To do | Copy word for word the lines from the start of the records through the line that contains "Measured on AMD", both included.

Saved data entries |
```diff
+            else:
+                launches += [call if wrap is None else (lambda call=call, wrap=wrap: wrap(call)) for _, _, call, wrap in fused]
+                launches.append(tail)
+            fused = []
             for off, n, sp, ns, sdt in table:
                 if sp:
                     probes.append(seg(sp, ns * n, _abi.RG_F32 if sdt == _abi.RG_F32 else H16))
```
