# BigCiLeng/bilateral-driving

Measured on AMD Instinct MI355X. Metric: train iters/sec (fwd+bwd) at 2M Gaussians, 6x1920x1080; HBM roofline %, higher is better.
Workload: dtype f32

## Files before the change

bilateral_driving_amd/csrc/tiles.hip:

```cpp
#include "bds_common.h"
#include "gs_math.h"

namespace bds {

constexpr int kScanBlock = 256;
constexpr int kScanItems = 8;
constexpr int kScanTile = kScanBlock * kScanItems;

__device__ __forceinline__ uint32_t wave_incl_scan(uint32_t v) {
  const int lane = threadIdx.x & (kWave - 1);
#pragma unroll
  for (int o = 1; o < kWave; o <<= 1) {
    uint32_t t = __shfl_up(v, o);
    if (lane >= o) v += t;
  }
  return v;
}

__device__ __forceinline__ uint32_t block_excl_scan(uint32_t v, uint32_t &total, uint32_t *lds_w ) {
  const int lane = threadIdx.x & (kWave - 1), wv = threadIdx.x / kWave;
  const int nw = blockDim.x / kWave;
  uint32_t inc = wave_incl_scan(v);
  if (lane == kWave - 1) lds_w[wv] = inc;
  __syncthreads();
// ... 378 lines not shown
          gt[u] += c;
          if (g < gb) below[u] += c;
        }
      }
      const uint32_t *hp = hist + ((int64_t)gb << kWideGroupShift) * kBins + tid * kPer;
      const int nrows = vb - (gb << kWideGroupShift);
      uint32_t p0[kPer], p1[kPer], p2[kPer], p3[kPer];
#pragma unroll
      for (int u = 0; u < kPer; u++) { p0[u] = 0; p1[u] = 0; p2[u] = 0; p3[u] = 0; }
      int r = 0;
      for (; r + 4 <= nrows; r += 4) {
        const uint32_t *q = hp + (int64_t)r * kBins;
#pragma unroll
        for (int u = 0; u < kPer; u++) { p0[u] += q[u]; p1[u] += q[kBins + u]; p2[u] += q[2 * kBins + u]; p3[u] += q[3 * kBins + u]; }
      }
      for (; r < nrows; r++) {
#pragma unroll
        for (int u = 0; u < kPer; u++) p0[u] += hp[(int64_t)r * kBins + u];
      }
#pragma unroll
      for (int u = 0; u < kPer; u++) below[u] += (p0[u] + p1[u]) + (p2[u] + p3[u]);
    }
    uint32_t gsum = 0;
#pragma unroll
    for (int u = 0; u < kPer; u++) gsum += gt[u];
    uint32_t all;
    uint32_t dbase = block_excl_scan(gsum, all, lw);
    uint32_t base = block_excl_scan(sum, all, lw);
#pragma unroll
    for (int u = 0; u < kPer; u++) {
      const int d = tid * kPer + u;
      dstart[d] = base;
      gbase[d] = dbase + below[u];
      dbase += gt[u];
      if (offsets_out && vb == 0 && d < n_offsets) offsets_out[d] = (int32_t)gbase[d];
      uint32_t b2 = base;
#pragma unroll
      for (int w = 0; w < kSortWaves; w++) {
        const uint32_t c = wrun[w][d];
        wrun[w][d] = b2;
        b2 += c;
      }
      base += tot[u];
    }
  }
  __syncthreads();
  const unsigned long long lt = lane == 0 ? 0ull : (~0ull >> (64 - lane));
#pragma unroll
  for (int r = 0; r < kSortRounds; r++) {
    const int64_t i = wbase + r * kWave + lane;
    const bool on = i < n;
    const uint32_t d = (k[r] >> shift) & mask;
    unsigned long long peers = __ballot(on);
    for (int b = 0; b < bits; b++) {
      const unsigned long long bal = __ballot((d >> b) & 1u);
      peers &= ((d >> b) & 1u) ? bal : ~bal;
    }
    const uint32_t rank = __popcll(peers & lt);
    uint32_t pos = 0;
    if (on) pos = wrun[wv][d];
    __builtin_amdgcn_s_waitcnt(0xc07f);
    __builtin_amdgcn_wave_barrier();
    if (on && rank == 0) wrun[wv][d] = pos + __popcll(peers);
    __builtin_amdgcn_wave_barrier();
    if (on) lk[pos + rank] = k[r];
  }
  __syncthreads();
  const int cnt = (int)((n - bbase) < (int64_t)kSortChunk ? (n - bbase) : (int64_t)kSortChunk);
  for (int i = tid; i < cnt; i += kSortBlock) {
    const uint32_t kk = lk[i];
    const uint32_t d = (kk >> shift) & mask;
    const uint32_t g = gbase[d] + ((uint32_t)i - dstart[d]);
    keys_out[g] = kk;
    if (unpack) vals_out[g] = unpack[kk & rank_mask];
  }
}
template <int kBins>
__global__ __launch_bounds__(kSortBlock) void radix_scatter_keys_wide_kernel(
    const uint32_t *__restrict__ keys_in, int64_t n_host, const uint64_t *__restrict__ n_dev, int shift, uint32_t mask, int bits,
    const uint32_t *__restrict__ hist, const uint32_t *__restrict__ ghist, uint32_t *__restrict__ keys_out,
    const uint32_t *__restrict__ unpack, uint32_t rank_mask, uint32_t *__restrict__ vals_out, int32_t *__restrict__ offsets_out,
    int n_offsets) {
  __shared__ ScatterWideSh<kBins> sh;
  radix_scatter_keys_wide_block<kBins>(sh, (int)blockIdx.x, keys_in, list_length(n_host, n_dev), shift, mask, bits, hist, ghist, keys_out,
                                       unpack, rank_mask, vals_out, offsets_out, n_offsets);
}

constexpr int kWideBits = 10;

static size_t radix_temp_elems(int64_t n, int max_bins = 256) {
  const int64_t nblocks = cdiv(n > 0 ? n : 1, kSortChunk);
  const size_t h = align_up((size_t)max_bins * nblocks, 4);
  const size_t group_rows = max_bins > 256 ? (size_t)max_bins * (size_t)cdiv(nblocks, 1 << kWideGroupShift) : 0;
  const size_t behind = scan_temp_elems((int64_t)max_bins * nblocks);
  return h + (behind > group_rows ? behind : group_rows);
}

static size_t radix_wide_group_elems(int64_t n, int bits) {
  return (size_t)(1 << bits) * (size_t)cdiv(cdiv(n > 0 ? n : 1, kSortChunk), 1 << kWideGroupShift);
}
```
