constexpr int kMaxB = 2048;
constexpr int kMaxBc = 512;
constexpr int kNarrowB = 512, kNarrowBc = 128;
constexpr int kCrSmax = 64;
constexpr int kCrPieces = 512;
constexpr int kCgShift = 18;
constexpr int kOneGroupB = 128;
constexpr int kAppendMinBc = 129;
// ... 1438 lines not shown
                    pre += nibble_sum(w[i] & ((1u << bs) - 1u));
                    mine = (w[i] >> bs) & 15u;
                }
            }
            *beg = c * (int64_t)seg_cap * (kBinQ / 8) + pre;
            *len = mine;
            list_back(c, bucket < 32 ? h2.x : h2.y);
        },
        add8, nullptr, slots);
    __syncthreads();
    uint32_t* const wt = reinterpret_cast<uint32_t*>(slots) + wave * 64;
    auto stream8 = [&](uint64_t m, uint32_t seg) {
        const int n = __popcll(m);
        wave_lds_order();
        if (in_mask(m)) wt[rank_below(m)] = seg;
        wave_lds_order();
        u32x4 v[8];
#pragma unroll
        for (int t = 0; t < 8; ++t) {
            const int j = 8 * t + (lane >> 3);
            if (8 * t < n && j < n) v[t] = *reinterpret_cast<const u32x4*>(segs + (int64_t)wt[j] * kBinQ + 8 * (lane & 7));
        }
#pragma unroll
        for (int t = 0; t < 8; ++t)
            if (8 * t < n && 8 * t + (lane >> 3) < n) add8(v[t]);
    };
    const uint8_t bb = (uint8_t)bucket;
    const uint32_t nl = nlist;
    const bool listed = nl <= list_cap;
    const int64_t n_items = listed ? (int64_t)nl : c_hi - c_lo;
    for (int64_t i0 = (int64_t)wave * 64; i0 < n_items; i0 += kCRT) {
        const int64_t i = i0 + lane;
        const int64_t c = i < n_items ? c_lo + (listed ? (int64_t)blist[i] : i) : c_hi;
        uint4 h1 = {0u, 0u, 0u, 0u}, h2 = {0u, 0u, 0u, 0u}, h3 = {0u, 0u, 0u, 0u};
        if (c < c_hi) {
            h2 = hdr[kBinHdr * c + 2];
            h1 = hdr[kBinHdr * c + 1];
            h3 = hdr[kBinHdr * c + 3];
        }
        const uint64_t bm = h2.x | (uint64_t)h2.y << 32;
        uint64_t mb = lanes((bm >> bucket) & 1ull);
        if (!mb) continue;
        const uint32_t nb = h1.w;
        const uint32_t d[4] = {h2.z, h2.w, h3.x, h3.y};
        uint32_t hit = 0;
#pragma unroll
        for (int k = 0; k < 16; ++k)
            hit |= (((d[k >> 2] >> (8 * (k & 3))) & 0xFFu) == bb && (uint32_t)k < nb) ? 1u << k : 0u;
        for (uint32_t base = 0;;) {
            for (;;) {
                const uint64_t mm = lanes(in_mask(mb) && hit != 0u);
                if (!mm) break;
                uint32_t sg = 0;
                if (hit) {
                    const uint32_t k = (uint32_t)__builtin_ctz(hit);
                    hit &= hit - 1u;
                    sg = (uint32_t)c * seg_cap + seg_cap - 1u - (base + k);
                }
                stream8(mm, sg);
            }
            base += 16;
            mb &= lanes(base < nb);
            if (!mb) break;
            if (in_mask(mb)) {
                const u32x4 q = *reinterpret_cast<const u32x4*>(dir + c * (int64_t)dir_cap + base);
                const uint32_t e[4] = {q.x, q.y, q.z, q.w};
#pragma unroll
                for (int k = 0; k < 16; ++k)
                    hit |= (((e[k >> 2] >> (8 * (k & 3))) & 0xFFu) == bb && base + k < nb) ? 1u << k : 0u;
            }
        }
    }
    __syncthreads();
    uint32_t* out = part_ch + (int64_t)blockIdx.x * hn;
    for (int i = threadIdx.x; i < hn; i += kCRT) out[i] = h[slot(i)];
}

constexpr int kRT = 1024;
constexpr int kBand = 8192;
constexpr int kHashR = 4096;
constexpr int kHashF = 8192;
constexpr int kFT = 512;
constexpr int kSlotCap = kBand + kHashF;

Answer to this exercise |
```diff
+            else:
+                launches += [call if wrap is None else (lambda call=call, wrap=wrap: wrap(call)) for _, _, call, wrap in fused]
+                launches.append(tail)
+            fused = []
             for off, n, sp, ns, sdt in table:
                 if sp:
                     probes.append(seg(sp, ns * n, _abi.RG_F32 if sdt == _abi.RG_F32 else H16))
```
# BigCiLeng/bilateral-driving

Measured on AMD Instinct MI355X. Metric: train iters/sec (fwd+bwd) at 2M Gaussians, 6x1920x1080; HBM roofline %, higher is better.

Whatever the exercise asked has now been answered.